_WHAT THIS TASK INVOLVES:_ For the material that follows, list every line containing the word "pair".
>>>
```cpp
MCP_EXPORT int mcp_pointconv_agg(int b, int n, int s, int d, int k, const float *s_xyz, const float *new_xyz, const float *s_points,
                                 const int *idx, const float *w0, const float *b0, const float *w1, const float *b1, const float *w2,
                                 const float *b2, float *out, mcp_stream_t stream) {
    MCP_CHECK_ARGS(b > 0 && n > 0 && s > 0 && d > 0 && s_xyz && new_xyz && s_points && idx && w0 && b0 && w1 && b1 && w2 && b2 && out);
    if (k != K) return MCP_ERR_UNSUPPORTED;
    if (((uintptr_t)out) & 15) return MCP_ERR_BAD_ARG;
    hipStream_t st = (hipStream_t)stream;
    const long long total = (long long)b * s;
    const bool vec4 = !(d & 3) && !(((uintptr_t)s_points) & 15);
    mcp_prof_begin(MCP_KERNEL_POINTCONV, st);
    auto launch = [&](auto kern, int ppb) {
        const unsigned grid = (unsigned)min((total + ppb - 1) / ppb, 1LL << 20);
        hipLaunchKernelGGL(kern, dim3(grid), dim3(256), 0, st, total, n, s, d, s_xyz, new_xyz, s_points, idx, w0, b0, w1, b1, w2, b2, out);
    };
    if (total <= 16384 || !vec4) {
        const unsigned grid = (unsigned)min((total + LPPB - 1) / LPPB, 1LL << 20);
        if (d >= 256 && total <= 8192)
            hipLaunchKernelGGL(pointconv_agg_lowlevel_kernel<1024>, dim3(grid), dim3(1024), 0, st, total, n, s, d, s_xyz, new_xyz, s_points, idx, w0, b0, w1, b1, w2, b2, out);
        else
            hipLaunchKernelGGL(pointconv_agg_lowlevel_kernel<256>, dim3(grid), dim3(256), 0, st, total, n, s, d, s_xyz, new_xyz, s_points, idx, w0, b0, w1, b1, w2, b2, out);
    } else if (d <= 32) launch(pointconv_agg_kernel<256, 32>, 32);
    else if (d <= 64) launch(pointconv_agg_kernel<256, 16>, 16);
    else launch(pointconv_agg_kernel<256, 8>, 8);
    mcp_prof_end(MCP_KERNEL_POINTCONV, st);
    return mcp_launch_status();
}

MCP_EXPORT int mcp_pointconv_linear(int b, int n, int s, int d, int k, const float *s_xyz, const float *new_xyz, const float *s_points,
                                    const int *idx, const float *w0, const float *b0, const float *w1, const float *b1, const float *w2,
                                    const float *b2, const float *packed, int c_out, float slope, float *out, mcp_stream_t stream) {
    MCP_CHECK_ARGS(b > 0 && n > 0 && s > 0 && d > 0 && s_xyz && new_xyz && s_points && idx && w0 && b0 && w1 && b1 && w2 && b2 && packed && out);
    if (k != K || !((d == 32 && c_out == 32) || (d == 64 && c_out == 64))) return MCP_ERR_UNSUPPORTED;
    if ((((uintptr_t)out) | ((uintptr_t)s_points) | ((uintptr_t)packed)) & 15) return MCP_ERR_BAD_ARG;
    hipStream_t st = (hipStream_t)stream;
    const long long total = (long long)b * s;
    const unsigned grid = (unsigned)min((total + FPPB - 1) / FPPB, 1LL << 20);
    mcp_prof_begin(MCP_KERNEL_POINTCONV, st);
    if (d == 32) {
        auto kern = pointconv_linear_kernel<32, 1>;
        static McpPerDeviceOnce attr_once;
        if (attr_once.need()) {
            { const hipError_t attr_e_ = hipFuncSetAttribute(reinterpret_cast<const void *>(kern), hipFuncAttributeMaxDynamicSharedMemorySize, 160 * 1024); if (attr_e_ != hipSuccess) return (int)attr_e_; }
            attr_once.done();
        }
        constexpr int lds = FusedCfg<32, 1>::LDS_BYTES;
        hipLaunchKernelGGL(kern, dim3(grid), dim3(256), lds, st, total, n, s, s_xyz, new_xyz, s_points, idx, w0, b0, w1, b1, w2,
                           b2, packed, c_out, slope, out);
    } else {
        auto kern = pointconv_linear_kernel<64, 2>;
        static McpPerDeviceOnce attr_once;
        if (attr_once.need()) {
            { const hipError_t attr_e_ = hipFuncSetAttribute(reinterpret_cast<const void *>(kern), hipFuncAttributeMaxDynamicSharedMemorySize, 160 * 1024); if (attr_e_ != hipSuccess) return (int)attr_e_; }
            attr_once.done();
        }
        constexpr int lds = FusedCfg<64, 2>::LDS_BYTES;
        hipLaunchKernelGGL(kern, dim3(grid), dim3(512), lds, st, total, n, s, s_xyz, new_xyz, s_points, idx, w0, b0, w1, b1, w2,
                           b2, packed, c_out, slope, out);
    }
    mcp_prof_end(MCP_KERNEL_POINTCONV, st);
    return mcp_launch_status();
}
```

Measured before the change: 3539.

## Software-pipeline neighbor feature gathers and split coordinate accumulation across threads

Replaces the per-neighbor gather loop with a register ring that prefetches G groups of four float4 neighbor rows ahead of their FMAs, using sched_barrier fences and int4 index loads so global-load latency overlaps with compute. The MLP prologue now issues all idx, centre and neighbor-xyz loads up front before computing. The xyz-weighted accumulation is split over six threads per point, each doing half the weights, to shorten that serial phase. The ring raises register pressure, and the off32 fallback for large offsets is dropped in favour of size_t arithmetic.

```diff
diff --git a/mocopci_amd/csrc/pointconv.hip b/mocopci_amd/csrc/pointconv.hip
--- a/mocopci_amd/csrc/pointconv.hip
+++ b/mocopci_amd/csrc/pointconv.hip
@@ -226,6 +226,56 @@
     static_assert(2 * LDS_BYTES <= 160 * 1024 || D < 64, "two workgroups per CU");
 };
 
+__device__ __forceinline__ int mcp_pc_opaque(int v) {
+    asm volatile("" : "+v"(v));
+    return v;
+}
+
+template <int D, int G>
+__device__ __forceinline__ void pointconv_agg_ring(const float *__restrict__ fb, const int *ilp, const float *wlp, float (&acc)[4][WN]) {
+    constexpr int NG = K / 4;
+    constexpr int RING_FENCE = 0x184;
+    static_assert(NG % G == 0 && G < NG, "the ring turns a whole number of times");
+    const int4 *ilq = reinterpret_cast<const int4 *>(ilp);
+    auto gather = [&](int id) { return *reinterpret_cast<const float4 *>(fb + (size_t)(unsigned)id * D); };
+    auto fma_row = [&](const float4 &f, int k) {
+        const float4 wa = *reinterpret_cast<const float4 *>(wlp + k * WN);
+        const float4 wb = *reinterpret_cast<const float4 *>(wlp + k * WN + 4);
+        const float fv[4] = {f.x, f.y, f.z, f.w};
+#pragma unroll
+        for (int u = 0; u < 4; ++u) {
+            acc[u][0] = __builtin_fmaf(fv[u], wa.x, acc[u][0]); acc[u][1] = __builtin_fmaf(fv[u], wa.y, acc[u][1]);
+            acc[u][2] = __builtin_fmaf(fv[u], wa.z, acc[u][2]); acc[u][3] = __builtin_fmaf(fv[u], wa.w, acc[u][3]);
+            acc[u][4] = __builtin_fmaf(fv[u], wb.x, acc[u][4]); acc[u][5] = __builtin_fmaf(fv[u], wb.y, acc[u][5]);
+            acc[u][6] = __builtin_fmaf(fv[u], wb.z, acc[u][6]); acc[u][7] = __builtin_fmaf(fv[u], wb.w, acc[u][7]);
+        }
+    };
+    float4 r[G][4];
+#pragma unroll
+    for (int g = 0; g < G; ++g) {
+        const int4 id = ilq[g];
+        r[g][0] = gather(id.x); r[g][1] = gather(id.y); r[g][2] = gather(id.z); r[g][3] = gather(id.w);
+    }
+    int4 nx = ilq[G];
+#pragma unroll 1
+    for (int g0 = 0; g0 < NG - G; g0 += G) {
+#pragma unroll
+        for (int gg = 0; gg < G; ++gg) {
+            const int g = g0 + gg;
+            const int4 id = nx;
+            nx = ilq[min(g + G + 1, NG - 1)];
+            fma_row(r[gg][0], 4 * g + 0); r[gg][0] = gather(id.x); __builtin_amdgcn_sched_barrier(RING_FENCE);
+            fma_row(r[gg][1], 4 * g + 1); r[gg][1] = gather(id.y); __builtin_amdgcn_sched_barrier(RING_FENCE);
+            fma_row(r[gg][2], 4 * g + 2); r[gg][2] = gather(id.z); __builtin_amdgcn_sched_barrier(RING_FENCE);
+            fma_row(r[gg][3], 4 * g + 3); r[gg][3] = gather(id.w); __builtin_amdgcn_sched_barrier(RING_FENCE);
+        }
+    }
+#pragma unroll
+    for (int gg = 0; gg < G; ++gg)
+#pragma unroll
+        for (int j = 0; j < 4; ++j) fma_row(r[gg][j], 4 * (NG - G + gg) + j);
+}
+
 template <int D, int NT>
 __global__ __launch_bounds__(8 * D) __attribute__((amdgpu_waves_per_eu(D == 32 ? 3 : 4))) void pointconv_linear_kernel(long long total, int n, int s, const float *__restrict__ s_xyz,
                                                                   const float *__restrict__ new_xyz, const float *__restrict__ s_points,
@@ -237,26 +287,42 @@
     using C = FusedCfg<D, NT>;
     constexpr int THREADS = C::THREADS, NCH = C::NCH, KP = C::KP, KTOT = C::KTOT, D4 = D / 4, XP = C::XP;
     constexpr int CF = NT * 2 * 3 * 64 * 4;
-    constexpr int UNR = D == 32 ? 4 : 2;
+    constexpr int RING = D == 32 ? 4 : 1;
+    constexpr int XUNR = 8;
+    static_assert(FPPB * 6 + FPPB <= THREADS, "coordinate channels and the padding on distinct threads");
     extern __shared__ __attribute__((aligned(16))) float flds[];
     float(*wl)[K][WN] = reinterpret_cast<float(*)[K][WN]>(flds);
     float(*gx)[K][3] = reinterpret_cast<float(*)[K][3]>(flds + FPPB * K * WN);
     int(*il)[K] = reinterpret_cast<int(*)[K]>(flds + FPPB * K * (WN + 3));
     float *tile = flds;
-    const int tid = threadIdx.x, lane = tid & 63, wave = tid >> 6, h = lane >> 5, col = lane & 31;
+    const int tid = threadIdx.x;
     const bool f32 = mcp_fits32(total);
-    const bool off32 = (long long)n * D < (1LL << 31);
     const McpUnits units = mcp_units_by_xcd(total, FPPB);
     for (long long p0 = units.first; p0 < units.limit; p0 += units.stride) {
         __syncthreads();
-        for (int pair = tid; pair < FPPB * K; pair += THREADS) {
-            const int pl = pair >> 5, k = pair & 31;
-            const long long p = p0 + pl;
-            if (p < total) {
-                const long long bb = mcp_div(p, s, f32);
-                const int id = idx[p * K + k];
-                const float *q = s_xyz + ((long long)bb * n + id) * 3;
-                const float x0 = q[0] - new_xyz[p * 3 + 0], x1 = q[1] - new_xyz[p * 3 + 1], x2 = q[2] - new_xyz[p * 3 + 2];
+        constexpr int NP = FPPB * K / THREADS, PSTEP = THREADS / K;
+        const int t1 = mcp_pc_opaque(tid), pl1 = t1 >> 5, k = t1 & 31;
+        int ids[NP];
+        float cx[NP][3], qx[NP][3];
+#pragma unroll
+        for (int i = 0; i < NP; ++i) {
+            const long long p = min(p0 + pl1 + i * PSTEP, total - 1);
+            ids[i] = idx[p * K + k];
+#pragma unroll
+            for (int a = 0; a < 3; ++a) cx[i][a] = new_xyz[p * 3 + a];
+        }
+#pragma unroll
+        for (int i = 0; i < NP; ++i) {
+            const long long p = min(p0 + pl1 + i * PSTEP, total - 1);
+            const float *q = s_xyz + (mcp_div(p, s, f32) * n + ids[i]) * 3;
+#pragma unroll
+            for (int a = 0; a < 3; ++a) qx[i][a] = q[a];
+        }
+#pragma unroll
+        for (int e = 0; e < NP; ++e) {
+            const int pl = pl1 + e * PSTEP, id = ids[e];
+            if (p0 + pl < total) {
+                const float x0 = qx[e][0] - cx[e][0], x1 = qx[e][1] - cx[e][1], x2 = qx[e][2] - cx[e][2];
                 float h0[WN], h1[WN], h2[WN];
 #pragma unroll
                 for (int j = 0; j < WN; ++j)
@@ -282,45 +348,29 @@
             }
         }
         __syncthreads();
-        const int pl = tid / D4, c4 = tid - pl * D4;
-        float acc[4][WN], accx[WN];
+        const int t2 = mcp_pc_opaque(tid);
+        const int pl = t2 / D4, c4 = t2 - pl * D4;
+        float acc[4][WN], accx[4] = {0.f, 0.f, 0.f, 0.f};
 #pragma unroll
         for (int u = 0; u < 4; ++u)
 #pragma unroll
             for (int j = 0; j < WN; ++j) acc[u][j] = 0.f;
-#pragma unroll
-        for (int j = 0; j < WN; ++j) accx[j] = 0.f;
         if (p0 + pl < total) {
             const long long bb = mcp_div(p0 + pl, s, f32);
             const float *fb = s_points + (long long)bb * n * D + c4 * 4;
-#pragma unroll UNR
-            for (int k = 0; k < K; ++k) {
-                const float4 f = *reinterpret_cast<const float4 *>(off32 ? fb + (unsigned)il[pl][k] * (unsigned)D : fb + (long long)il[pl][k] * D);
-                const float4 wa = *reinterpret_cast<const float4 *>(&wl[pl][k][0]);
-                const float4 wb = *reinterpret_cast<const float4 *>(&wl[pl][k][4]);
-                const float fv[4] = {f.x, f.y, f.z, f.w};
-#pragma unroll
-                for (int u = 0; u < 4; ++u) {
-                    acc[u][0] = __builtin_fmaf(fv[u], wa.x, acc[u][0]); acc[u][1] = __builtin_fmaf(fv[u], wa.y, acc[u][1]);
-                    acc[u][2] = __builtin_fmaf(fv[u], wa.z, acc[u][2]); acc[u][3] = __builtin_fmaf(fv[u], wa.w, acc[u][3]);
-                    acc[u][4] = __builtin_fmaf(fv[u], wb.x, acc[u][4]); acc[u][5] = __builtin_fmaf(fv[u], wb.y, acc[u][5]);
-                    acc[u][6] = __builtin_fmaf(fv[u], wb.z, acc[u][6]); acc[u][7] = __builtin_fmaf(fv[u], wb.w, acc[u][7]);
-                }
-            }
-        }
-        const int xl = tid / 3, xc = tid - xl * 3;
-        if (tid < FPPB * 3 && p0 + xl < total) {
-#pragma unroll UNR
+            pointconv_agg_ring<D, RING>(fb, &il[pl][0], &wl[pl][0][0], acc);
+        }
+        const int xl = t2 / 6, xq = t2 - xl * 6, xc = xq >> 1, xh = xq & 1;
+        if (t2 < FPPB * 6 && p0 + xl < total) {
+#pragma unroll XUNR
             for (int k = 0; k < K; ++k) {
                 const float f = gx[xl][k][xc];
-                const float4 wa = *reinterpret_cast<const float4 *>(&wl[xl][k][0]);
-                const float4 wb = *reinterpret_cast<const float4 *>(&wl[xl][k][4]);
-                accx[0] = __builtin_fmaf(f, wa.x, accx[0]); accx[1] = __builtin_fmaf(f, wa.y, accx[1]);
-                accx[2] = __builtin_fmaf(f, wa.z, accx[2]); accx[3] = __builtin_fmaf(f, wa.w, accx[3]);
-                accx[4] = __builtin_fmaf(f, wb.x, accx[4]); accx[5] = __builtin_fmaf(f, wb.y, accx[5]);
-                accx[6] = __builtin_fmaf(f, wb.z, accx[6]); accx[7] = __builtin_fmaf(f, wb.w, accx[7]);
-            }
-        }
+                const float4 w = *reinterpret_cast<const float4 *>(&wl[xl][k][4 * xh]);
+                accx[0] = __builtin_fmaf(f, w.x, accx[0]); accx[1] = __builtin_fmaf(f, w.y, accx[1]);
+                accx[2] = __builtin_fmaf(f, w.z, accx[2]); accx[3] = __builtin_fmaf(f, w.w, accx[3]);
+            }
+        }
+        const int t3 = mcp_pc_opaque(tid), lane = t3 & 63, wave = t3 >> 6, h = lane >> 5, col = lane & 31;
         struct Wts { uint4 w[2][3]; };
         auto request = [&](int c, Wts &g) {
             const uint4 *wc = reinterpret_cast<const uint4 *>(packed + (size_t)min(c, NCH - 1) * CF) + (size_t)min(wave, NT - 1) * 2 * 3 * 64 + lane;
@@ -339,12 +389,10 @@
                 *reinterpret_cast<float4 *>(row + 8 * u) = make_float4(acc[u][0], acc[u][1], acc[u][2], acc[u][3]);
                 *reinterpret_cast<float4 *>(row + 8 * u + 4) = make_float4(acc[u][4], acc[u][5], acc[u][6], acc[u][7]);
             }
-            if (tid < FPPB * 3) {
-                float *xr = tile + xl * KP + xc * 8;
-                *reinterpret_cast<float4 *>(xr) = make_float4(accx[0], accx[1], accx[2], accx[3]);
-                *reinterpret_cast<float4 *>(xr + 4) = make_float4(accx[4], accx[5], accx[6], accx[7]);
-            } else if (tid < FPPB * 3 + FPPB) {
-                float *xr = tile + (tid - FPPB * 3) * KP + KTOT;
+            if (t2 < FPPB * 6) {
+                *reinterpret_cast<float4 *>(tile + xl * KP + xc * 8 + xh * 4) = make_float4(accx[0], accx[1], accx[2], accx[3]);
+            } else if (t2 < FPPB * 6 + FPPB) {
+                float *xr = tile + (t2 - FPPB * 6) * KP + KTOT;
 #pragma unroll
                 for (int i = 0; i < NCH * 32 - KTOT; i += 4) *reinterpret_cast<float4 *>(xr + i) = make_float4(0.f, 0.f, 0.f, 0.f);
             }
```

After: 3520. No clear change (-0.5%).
<<<
_ANSWER TO THIS PROBLEM:_
-        for (int pair = tid; pair < FPPB * K; pair += THREADS) {
-            const int pl = pair >> 5, k = pair & 31;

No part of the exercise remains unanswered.